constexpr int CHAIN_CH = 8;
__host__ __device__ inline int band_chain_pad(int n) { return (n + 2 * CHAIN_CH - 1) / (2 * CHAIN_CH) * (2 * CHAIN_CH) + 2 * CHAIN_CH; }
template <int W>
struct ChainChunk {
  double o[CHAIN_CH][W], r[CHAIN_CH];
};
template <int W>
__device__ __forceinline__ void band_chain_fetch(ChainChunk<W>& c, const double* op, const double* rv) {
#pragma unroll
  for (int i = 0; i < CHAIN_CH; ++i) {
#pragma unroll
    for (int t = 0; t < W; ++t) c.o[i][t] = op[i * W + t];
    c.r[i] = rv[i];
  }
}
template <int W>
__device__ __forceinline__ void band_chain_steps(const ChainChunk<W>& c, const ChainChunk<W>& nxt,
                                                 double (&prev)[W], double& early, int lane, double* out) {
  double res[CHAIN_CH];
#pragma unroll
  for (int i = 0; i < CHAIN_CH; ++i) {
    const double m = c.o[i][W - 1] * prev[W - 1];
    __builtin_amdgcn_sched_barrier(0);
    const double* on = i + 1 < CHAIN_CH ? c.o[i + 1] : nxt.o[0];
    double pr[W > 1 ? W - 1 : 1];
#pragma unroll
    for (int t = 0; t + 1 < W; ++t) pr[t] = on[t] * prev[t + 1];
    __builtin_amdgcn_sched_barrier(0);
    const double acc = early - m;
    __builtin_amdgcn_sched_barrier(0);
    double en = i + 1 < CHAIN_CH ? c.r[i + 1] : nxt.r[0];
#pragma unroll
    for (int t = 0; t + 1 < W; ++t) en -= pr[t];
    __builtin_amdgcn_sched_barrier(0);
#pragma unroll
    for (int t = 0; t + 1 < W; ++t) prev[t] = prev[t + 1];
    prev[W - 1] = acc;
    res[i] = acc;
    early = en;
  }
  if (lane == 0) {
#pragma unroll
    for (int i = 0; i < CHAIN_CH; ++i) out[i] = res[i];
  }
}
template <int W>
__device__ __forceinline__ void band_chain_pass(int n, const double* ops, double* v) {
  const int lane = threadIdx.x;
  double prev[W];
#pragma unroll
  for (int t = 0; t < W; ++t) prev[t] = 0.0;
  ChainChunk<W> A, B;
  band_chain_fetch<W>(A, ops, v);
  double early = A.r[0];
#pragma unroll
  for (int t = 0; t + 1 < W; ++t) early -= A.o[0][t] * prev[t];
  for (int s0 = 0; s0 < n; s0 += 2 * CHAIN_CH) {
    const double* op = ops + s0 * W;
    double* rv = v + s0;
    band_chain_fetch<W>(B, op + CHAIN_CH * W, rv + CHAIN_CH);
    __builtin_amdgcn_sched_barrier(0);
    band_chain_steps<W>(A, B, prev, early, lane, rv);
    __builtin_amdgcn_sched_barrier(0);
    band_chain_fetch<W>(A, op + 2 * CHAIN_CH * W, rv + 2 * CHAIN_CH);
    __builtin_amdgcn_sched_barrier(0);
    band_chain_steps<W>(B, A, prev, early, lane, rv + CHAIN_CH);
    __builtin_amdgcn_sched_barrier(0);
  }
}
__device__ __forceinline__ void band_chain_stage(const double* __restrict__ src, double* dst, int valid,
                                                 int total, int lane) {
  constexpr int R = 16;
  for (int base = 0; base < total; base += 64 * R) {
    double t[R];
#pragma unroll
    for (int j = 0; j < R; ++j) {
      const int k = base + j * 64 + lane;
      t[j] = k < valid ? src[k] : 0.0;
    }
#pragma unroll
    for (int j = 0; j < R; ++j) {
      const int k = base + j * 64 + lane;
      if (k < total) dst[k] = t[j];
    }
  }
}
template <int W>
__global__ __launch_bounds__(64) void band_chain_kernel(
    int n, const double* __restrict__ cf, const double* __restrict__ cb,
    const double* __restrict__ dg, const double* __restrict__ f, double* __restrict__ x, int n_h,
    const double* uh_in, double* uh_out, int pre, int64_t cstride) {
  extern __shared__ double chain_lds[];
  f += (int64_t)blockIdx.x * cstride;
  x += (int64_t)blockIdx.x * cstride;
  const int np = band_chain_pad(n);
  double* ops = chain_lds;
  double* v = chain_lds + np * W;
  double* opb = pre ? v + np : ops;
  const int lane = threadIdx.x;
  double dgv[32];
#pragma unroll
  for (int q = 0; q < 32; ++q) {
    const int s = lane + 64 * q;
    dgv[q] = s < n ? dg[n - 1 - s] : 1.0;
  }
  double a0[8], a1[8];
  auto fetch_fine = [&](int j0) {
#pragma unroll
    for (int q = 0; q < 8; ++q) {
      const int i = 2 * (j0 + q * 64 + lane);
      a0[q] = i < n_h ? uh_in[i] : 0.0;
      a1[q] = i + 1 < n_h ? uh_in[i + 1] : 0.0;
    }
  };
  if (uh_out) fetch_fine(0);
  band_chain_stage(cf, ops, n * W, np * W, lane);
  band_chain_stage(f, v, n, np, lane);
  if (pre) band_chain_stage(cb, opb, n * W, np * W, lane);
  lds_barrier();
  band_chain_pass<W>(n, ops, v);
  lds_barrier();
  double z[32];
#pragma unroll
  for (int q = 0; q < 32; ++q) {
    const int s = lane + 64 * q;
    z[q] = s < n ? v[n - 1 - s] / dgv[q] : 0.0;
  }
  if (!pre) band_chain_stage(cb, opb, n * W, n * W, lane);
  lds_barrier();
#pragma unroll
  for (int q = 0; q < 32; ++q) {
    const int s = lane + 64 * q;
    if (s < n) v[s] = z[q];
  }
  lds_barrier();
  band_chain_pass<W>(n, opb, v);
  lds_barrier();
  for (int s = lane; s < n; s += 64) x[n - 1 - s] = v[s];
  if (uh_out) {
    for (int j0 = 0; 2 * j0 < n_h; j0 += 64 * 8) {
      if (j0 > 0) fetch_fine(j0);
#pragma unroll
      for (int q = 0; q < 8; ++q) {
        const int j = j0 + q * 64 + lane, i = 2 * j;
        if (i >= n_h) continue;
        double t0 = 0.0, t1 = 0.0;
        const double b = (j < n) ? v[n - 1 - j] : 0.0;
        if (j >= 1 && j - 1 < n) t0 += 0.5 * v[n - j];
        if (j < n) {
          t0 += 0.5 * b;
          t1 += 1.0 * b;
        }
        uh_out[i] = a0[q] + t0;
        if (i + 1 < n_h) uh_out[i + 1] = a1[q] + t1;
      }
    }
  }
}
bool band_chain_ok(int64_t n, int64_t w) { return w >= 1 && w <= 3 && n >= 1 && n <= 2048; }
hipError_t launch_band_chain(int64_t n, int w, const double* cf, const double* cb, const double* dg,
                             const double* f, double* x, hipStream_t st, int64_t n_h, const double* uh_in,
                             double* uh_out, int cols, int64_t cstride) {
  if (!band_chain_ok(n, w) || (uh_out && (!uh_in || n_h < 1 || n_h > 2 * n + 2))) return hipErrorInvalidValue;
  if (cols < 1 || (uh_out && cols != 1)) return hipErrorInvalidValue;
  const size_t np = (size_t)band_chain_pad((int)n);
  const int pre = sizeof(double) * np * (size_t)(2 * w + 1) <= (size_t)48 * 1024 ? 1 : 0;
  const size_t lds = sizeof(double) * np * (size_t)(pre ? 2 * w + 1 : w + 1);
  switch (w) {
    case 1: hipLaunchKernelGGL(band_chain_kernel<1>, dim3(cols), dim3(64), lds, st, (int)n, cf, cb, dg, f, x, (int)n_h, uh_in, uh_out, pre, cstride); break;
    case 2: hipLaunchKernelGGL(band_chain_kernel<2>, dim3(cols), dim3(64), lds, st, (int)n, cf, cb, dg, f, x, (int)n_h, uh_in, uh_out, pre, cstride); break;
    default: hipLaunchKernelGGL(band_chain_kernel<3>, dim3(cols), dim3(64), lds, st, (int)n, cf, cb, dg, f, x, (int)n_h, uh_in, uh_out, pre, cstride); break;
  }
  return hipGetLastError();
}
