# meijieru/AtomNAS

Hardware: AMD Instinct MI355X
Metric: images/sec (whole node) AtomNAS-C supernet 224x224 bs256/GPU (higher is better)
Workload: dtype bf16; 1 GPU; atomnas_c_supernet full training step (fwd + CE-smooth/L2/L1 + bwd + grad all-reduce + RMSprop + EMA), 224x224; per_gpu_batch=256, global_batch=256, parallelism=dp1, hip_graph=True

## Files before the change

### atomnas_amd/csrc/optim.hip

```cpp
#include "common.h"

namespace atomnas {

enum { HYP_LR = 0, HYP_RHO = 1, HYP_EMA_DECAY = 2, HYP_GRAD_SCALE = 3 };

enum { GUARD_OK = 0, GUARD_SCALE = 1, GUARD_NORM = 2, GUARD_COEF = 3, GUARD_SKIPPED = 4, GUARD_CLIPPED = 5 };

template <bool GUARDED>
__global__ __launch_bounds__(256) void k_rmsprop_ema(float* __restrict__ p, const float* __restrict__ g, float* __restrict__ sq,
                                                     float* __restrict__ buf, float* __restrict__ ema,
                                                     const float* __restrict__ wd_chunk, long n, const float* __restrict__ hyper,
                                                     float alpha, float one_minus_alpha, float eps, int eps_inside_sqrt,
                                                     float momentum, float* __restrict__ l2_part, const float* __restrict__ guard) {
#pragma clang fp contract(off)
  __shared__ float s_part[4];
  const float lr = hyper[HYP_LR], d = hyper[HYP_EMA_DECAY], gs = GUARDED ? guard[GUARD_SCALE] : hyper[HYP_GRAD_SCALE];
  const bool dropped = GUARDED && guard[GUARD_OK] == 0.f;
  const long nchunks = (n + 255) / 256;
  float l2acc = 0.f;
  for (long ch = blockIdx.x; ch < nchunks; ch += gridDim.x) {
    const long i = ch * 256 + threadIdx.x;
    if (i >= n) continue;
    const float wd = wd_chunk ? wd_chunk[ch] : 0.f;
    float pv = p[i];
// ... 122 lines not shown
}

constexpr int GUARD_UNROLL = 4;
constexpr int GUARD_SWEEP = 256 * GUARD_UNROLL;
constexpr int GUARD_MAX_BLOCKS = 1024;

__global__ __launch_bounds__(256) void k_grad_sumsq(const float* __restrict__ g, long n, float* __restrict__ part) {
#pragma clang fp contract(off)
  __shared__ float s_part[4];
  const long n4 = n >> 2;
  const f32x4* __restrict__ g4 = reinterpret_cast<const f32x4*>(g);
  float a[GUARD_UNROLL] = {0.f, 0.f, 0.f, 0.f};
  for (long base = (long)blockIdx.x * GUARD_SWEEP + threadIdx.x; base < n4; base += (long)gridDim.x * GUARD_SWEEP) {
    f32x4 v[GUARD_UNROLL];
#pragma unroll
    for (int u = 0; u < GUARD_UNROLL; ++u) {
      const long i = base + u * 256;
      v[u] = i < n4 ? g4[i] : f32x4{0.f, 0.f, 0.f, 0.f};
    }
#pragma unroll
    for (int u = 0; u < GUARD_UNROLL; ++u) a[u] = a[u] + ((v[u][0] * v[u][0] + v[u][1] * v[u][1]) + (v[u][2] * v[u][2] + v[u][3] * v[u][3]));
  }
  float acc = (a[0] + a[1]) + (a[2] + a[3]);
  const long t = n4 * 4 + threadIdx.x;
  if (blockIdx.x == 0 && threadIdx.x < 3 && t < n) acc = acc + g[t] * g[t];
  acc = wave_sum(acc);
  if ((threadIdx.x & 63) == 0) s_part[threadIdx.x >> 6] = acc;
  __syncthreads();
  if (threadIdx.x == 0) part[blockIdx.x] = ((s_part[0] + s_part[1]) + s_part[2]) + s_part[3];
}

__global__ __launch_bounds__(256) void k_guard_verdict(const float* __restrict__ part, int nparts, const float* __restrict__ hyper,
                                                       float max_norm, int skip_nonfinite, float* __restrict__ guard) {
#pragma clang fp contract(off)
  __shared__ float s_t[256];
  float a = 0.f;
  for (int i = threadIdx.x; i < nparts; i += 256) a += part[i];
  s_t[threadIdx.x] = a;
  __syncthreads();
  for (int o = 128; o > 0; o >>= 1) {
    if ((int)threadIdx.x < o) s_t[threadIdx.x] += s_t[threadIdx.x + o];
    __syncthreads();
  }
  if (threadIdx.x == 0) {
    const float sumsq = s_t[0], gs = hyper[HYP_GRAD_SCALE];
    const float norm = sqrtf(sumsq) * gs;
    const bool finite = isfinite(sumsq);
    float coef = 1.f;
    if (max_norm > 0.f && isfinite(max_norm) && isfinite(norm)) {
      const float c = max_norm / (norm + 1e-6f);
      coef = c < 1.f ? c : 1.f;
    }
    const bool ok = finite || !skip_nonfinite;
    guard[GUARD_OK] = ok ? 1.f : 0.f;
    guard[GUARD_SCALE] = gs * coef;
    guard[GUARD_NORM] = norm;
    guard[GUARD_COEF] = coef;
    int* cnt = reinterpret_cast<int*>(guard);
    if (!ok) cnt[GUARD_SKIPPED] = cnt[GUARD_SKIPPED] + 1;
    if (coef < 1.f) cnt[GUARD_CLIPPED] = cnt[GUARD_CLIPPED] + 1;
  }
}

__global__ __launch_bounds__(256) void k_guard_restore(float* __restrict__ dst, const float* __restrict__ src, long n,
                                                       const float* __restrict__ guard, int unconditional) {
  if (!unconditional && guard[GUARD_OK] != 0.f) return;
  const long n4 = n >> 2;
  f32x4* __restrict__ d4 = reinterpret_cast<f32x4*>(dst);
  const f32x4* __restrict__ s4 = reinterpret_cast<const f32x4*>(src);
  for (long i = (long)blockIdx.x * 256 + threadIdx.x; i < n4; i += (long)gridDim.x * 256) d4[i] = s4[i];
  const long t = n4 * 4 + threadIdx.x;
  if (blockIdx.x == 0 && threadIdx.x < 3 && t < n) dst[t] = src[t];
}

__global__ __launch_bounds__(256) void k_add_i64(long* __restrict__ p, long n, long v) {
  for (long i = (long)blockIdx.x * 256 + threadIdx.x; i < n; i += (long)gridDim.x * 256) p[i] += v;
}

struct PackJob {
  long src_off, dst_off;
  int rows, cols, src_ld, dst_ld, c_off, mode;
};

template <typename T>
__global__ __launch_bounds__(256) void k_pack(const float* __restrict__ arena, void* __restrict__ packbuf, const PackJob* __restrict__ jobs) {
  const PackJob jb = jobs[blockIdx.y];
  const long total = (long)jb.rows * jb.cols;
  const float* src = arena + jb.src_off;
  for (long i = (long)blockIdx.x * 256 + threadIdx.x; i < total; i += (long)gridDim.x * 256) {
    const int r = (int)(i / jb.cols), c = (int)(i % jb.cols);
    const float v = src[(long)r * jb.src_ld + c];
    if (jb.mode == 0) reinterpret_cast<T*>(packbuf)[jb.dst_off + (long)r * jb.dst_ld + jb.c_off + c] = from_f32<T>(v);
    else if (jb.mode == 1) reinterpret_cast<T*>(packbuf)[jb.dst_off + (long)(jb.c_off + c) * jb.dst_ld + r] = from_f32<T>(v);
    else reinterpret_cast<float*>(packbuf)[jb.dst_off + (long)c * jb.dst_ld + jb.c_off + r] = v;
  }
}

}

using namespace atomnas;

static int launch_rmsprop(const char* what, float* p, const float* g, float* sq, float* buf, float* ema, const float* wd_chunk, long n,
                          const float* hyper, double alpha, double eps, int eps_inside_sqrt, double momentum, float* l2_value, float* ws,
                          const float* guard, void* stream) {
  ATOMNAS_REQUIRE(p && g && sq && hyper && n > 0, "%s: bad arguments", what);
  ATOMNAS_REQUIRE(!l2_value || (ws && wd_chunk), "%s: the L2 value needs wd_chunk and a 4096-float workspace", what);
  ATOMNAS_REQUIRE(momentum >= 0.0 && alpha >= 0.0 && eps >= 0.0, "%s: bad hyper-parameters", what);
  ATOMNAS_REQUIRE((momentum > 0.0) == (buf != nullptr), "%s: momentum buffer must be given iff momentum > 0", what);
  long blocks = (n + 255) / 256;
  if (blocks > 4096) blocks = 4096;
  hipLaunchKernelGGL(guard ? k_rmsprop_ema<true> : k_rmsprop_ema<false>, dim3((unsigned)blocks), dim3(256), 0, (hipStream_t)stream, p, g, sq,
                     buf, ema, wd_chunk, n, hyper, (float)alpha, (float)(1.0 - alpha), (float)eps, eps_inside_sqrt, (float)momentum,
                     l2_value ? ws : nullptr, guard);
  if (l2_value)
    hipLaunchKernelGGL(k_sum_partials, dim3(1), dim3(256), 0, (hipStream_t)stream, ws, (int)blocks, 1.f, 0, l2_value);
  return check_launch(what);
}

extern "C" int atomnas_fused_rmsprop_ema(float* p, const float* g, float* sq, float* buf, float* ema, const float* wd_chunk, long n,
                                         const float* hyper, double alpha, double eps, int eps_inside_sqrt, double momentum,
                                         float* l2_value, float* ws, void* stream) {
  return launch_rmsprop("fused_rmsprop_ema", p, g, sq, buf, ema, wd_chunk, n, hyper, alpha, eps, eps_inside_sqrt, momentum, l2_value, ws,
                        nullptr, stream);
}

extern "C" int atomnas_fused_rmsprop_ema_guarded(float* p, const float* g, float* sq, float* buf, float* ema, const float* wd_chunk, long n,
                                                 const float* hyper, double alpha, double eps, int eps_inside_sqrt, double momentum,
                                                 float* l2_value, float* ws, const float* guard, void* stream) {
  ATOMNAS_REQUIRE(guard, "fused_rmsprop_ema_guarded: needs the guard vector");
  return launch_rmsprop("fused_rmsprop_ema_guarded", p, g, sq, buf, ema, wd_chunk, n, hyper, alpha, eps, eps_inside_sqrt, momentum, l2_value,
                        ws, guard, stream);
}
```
──────────────────────────────
» Your assignment
The reply should hold only how many lines in the material include the word "namespace".

» Finished exercise
2